More hoo-hah carry
Gads:
After a search of the white Pontiac, police did not immediately locate a weapon, but Cook noticed the woman had her hand inside her pants and called Lt. Dawn Westerfield to the scene. Westerfield discovered the barrel of a loaded .38-caliber Colt revolver protruding from the woman’s vagina and removed the handgun, which had three spent rounds, the report states.
June 29th, 2015 at 7:23 pm
Meh.
If she could *shoot* it from there, I’d be impressed.
And a bar owner in Tijuana would have a new act.
June 29th, 2015 at 8:44 pm
Hope it was de-burred well. Maybe there’s a niche for gunsmiths. “Hoo-Hah carry meltdown jobs”. That or horse hide hoo-hah hideout holsters.

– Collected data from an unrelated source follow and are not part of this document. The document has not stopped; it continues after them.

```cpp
template <int MODE>
int sd_launch(const void *x, const void *w, const float *scale, const float *shift, void *y, int batch, int cin, int cout, int act,
              hipStream_t st) {
    vv_allow_lds<&sd_kernel<MODE>>(SD_LDS);
    const size_t in_vox = MODE == 0 ? 512 : 64, out_vox = MODE == 0 ? 64 : 512;
    const size_t sample_in = in_vox * cin * 2, sample_out = out_vox * cout * 2;
    int per = (int)((0x7FFFFFFFull / sample_in) & ~3ull);
    if (per < 4) return VV_ERR_SHAPE;
    for (int s0 = 0; s0 < batch; s0 += per) {
        const int nb = batch - s0 < per ? batch - s0 : per;
        SdArgs a;
        a.x = reinterpret_cast<const char *>(x) + (size_t)s0 * sample_in;
        a.y = reinterpret_cast<char *>(y) + (size_t)s0 * sample_out;
        a.w = w; a.scale = scale; a.shift = shift;
        a.batch = nb; a.cin = cin; a.cout = cout; a.act = act;
        a.x_bytes = (unsigned)((size_t)nb * sample_in);
        a.w_bytes = (unsigned)((size_t)64 * cin * cout * 2);
        a.groups = MODE == 0 ? cout / 64 : 4 * (cout / 128);
        const int nsg = (nb + 3) / 4;
        VV_LAUNCH(sd_kernel<MODE>, dim3(nsg * a.groups), dim3(512), SD_LDS, st, a);
        const int rc = vv_launch_status();
        if (rc != VV_OK) return rc;
    }
    return VV_OK;
}

}

VV_EXPORT int vv_conv3d_k4s2_skip_supported(int side, int cin, int cout, int dtype) {
    return dtype == VV_BF16 && side == 8 && cin >= 64 && cin % 64 == 0 && cout >= 64 && cout % 64 == 0 && (size_t)64 * cin * cout * 2 < 0xFFFFFFF0ull;
}

VV_EXPORT int vv_convT3d_k4s2_skip_supported(int side, int cin, int cout, int dtype) {
    return dtype == VV_BF16 && side == 4 && cin >= 64 && cin % 64 == 0 && cout >= 128 && cout % 128 == 0 && (size_t)64 * cin * cout * 2 < 0xFFFFFFF0ull;
}
// ... 78 lines not shown
```

### anytime-3d-reconstruction_amd/voxvae/lib.py

```python
import ctypes
import os

import torch

PKG = os.path.dirname(os.path.dirname(os.path.abspath(__file__)))
LIB_PATH = os.path.join(PKG, 'lib', 'libvoxvae.so')
HOOKS_LIB_PATH = os.path.join(PKG, 'lib', 'libvoxvae_hooks.so')
HOOK_VARS = ('VV_CD_SHAPE', 'VV_CDH_STAGGER', 'VV_CDH_ABL', 'VV_DIRECT_MT', 'VV_LT_KSLICE', 'VV_SPLIT_TARGET', 'VV_SPLIT_MINCHUNKS', 'VV_NO_KHALVES', 'VV_POSMAJOR_CONV_SIDE',
             'VV_POSMAJOR_CONVT_SIDE', 'VV_STAGES', 'VV_NO_FIRSTCONV', 'VV_WGRAD_F32', 'VV_PG_TARGET', 'VV_CTW_PS', 'VV_CTW_SHAPE',
             'VV_NO_WGRAD_PHASE', 'VV_BN_NB', 'VV_BN_SWEEP', 'VV_FINAL_BCE', 'VV_FIRSTCONV_GATHER', 'VV_FIRSTCONV_WGS', 'VV_FIRSTCONV_NOCHAIN', 'VV_CHUNK_SAMPLES')

VV_F32, VV_BF16, VV_FP8 = 0, 1, 2
ACT = {None: 0, 'None': 0, 'linear': 0, 'elu': 1, 'relu': 2, 'lrelu': 3}
DTYPES = {'f32': VV_F32, 'fp32': VV_F32, 'float32': VV_F32, 'bf16': VV_BF16, 'bfloat16': VV_BF16, 'fp8': VV_FP8}

_vp, _i, _f, _sz, _l = ctypes.c_void_p, ctypes.c_int, ctypes.c_float, ctypes.c_size_t, ctypes.c_long

SIGNATURES = {
    'vv_abi_version': (_i, []),
    'vv_status_string': (ctypes.c_char_p, [_i]),
    'vv_last_hip_error': (ctypes.c_char_p, []),
    'vv_pack_conv_k4': (_i, [_vp, _vp, _i, _i, _i, _vp]),
    'vv_pack_convT_k4s2': (_i, [_vp, _vp, _i, _i, _i, _vp]),
    'vv_pack_conv_k4s1_meanpool': (_i, [_vp, _vp, _i, _i, _i, _i, _vp]),
    'vv_pack_conv_k4s1_full': (_i, [_vp, _vp, _i, _i, _i, _i, _vp]),
# ... 151 lines not shown
```

Before: 560,700.

## Deal output tiles diagonally across waves to skip out-of-range boundary taps

The default 16-wide direct conv kernel now maps each wave's four column tiles onto rotated depth planes, so boundary planes are spread across waves. Whole MFMA groups for depth taps that fall outside the volume can then be skipped per wave instead of being multiplied against padding. The epilogue row mapping and LDS read addresses are rewritten to match. An opt-in diagonal variant of the transposed-conv kernel (shape hook 1) and a hook-gated wave remap for the skip kernel are also added; these add code paths and risk new LDS bank conflicts or branch overhead.

```diff
diff --git a/anytime-3d-reconstruction_amd/csrc/conv_direct.hip b/anytime-3d-reconstruction_amd/csrc/conv_direct.hip
--- a/anytime-3d-reconstruction_amd/csrc/conv_direct.hip
+++ b/anytime-3d-reconstruction_amd/csrc/conv_direct.hip
@@ -164,6 +164,7 @@
     vv_direct_store_box<512, CD_SP, CD_COUT, CD_COUT>(stage, y, box, lo, tid, out_fp8);
 }
 
+template <bool DEAL>
 __global__ __launch_bounds__(512, 1) void conv_direct16_kernel(const __bf16 *__restrict__ x, const __bf16 *__restrict__ w,
                                                              const float *__restrict__ scale, const float *__restrict__ shift,
                                                              void *__restrict__ y, int dout_log2, unsigned x_bytes, unsigned w_bytes,
@@ -214,7 +215,11 @@
     __syncthreads();
 
     const int r = lane & 15, kq = lane >> 4;
-    const int rl0 = wm * 81 + (r >> 3) * 9 + (r & 7);
+    const int rl0 = (DEAL ? 0 : wm * 81) + (r >> 3) * 9 + (r & 7);
+    int shp[4];
+    unsigned shb[4];
+#pragma unroll
+    for (int ct = 0; ct < 4; ++ct) { shp[ct] = DEAL ? (ct + wm) & 3 : ct; shb[ct] = (unsigned)(shp[ct] * 2304); }
     unsigned xo[2][2], wo[2];
 #pragma unroll
     for (int aw = 0; aw < 2; ++aw)
@@ -248,7 +253,14 @@
                                                            *reinterpret_cast<const bf16x8 *>(&F[CT]), acc[COT][CT], 0, 0, 0)
 
     u32x4 P[8], Q[8];
-    CD16_LD(P, xo[0][0], 0, wo[0]);
+    const bool skip_lo = DEAL && od0 == 0, skip_hi = DEAL && od0 + 4 == no;
+    if constexpr (DEAL) {
+        CD16_RD(P[0], xo[0][0] + shb[0], 0); CD16_RD(P[1], xo[0][0] + shb[1], 81 * CD_RB); CD16_RD(P[2], xo[0][0] + shb[2], 2 * 81 * CD_RB);
+        CD16_RD(P[3], xo[0][0] + shb[3], 3 * 81 * CD_RB);
+        CD16_RD(P[4], wo[0], 0); CD16_RD(P[5], wo[0], 2048); CD16_RD(P[6], wo[0], 4096); CD16_RD(P[7], wo[0], 6144);
+    } else {
+        CD16_LD(P, xo[0][0], 0, wo[0]);
+    }
 
 #pragma unroll 1
     for (int q = 0; q < 8; ++q) {
@@ -259,6 +271,41 @@
             constexpr int AN = (A + 1) & 7, AWN = AN & 1, TON = (((AN >> 2) & 1) * 81 + ((AN >> 1) & 1) * 9 + AWN) * CD_RB;
             const int c = q * 8 + A;
             const unsigned wsel = (c % CD_NST) * CD_WST, wnext = ((c + 1) % CD_NST) * CD_WST;
+            if constexpr (DEAL) {
+                constexpr int AD = (A >> 2) & 1, CS = AD ? 3 : 0, N0 = CS == 0 ? 1 : 0, N1 = N0 + 1, N2 = N0 + 2;
+                constexpr int PL = 81 * CD_RB;
+                const bool sk = AD ? skip_hi && (q & 4) : skip_lo && !(q & 4);
+                const unsigned xb = xo[AW][1] + tsel, wq = wo[1] + wsel;
+                const unsigned xq0 = xb + shb[0], xq1 = xb + shb[1], xq2 = xb + shb[2], xq3 = xb + shb[3];
+                CD16_WAIT(P, 0);
+                CD16_SB;
+                CD16_MF(P, 0, N0); CD16_MF(P, 0, N1); CD16_SB; CD16_RD(Q[0], xq0, TO); CD16_RD(Q[4], wq, 0); CD16_SB;
+                CD16_MF(P, 0, N2); CD16_MF(P, 1, N0); CD16_SB; CD16_RD(Q[1], xq1, TO + PL); CD16_RD(Q[5], wq, 2048); CD16_SB;
+                CD16_MF(P, 1, N1); CD16_MF(P, 1, N2); CD16_SB; CD16_RD(Q[2], xq2, TO + 2 * PL); CD16_RD(Q[6], wq, 4096); CD16_SB;
+                CD16_MF(P, 2, N0); CD16_MF(P, 2, N1); CD16_SB; CD16_RD(Q[3], xq3, TO + 3 * PL); CD16_RD(Q[7], wq, 6144); CD16_SB;
+                CD16_MF(P, 2, N2); CD16_MF(P, 3, N0); CD16_MF(P, 3, N1); CD16_MF(P, 3, N2);
+                CD16_SB;
+                if (!sk) { CD16_MF(P, 0, CS); CD16_MF(P, 1, CS); CD16_MF(P, 2, CS); CD16_MF(P, 3, CS); CD16_SB; }
+                CD16_WAIT(Q, 0);
+                vv_wait_vm<(A == 0 || A == 7) ? 2 : 3>();
+                __syncthreads();
+                CD16_SB;
+                CD16_MF(Q, 0, N0); CD16_MF(Q, 0, N1);
+                if (A < 7) issue_x(q + 1, A);
+                CD16_MF(Q, 0, N2); CD16_MF(Q, 1, N0);
+                issue_w(c + 3);
+                const unsigned xn = xo[AWN][0] + (A == 7 ? tnext : tsel), wp = wo[0] + wnext;
+                const unsigned xp0 = xn + shb[0], xp1 = xn + shb[1], xp2 = xn + shb[2], xp3 = xn + shb[3];
+                CD16_SB;
+                CD16_RD(P[0], xp0, TON); CD16_RD(P[4], wp, 0); CD16_SB;
+                CD16_MF(Q, 1, N1); CD16_MF(Q, 1, N2); CD16_SB; CD16_RD(P[1], xp1, TON + PL); CD16_RD(P[5], wp, 2048); CD16_SB;
+                CD16_MF(Q, 2, N0); CD16_MF(Q, 2, N1); CD16_SB; CD16_RD(P[2], xp2, TON + 2 * PL); CD16_RD(P[6], wp, 4096); CD16_SB;
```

June 29th, 2015 at 9:45 pm
Eewwww! That is wrong on so many levels.
June 29th, 2015 at 10:53 pm
The “barrel was protruding….” At least she exercised SOME gun safety…keeping it pointed in a “relatively” safe direction…..
June 29th, 2015 at 10:57 pm
Sure hope that hammer was spurless.
June 30th, 2015 at 11:56 am
Back in the 70s and 80s, bikers used to hold “hide the zucchini” contests to help acclimate their consorts to carrying drugs and other things up there. The prize-winner, as far as I ever heard, was a six-inch Python wrapped in a plastic bag (to preserve that beautiful deep bluing I always hear about).
June 30th, 2015 at 12:00 pm
Well, I thought I’d never say this but there is one gun you can’t give me.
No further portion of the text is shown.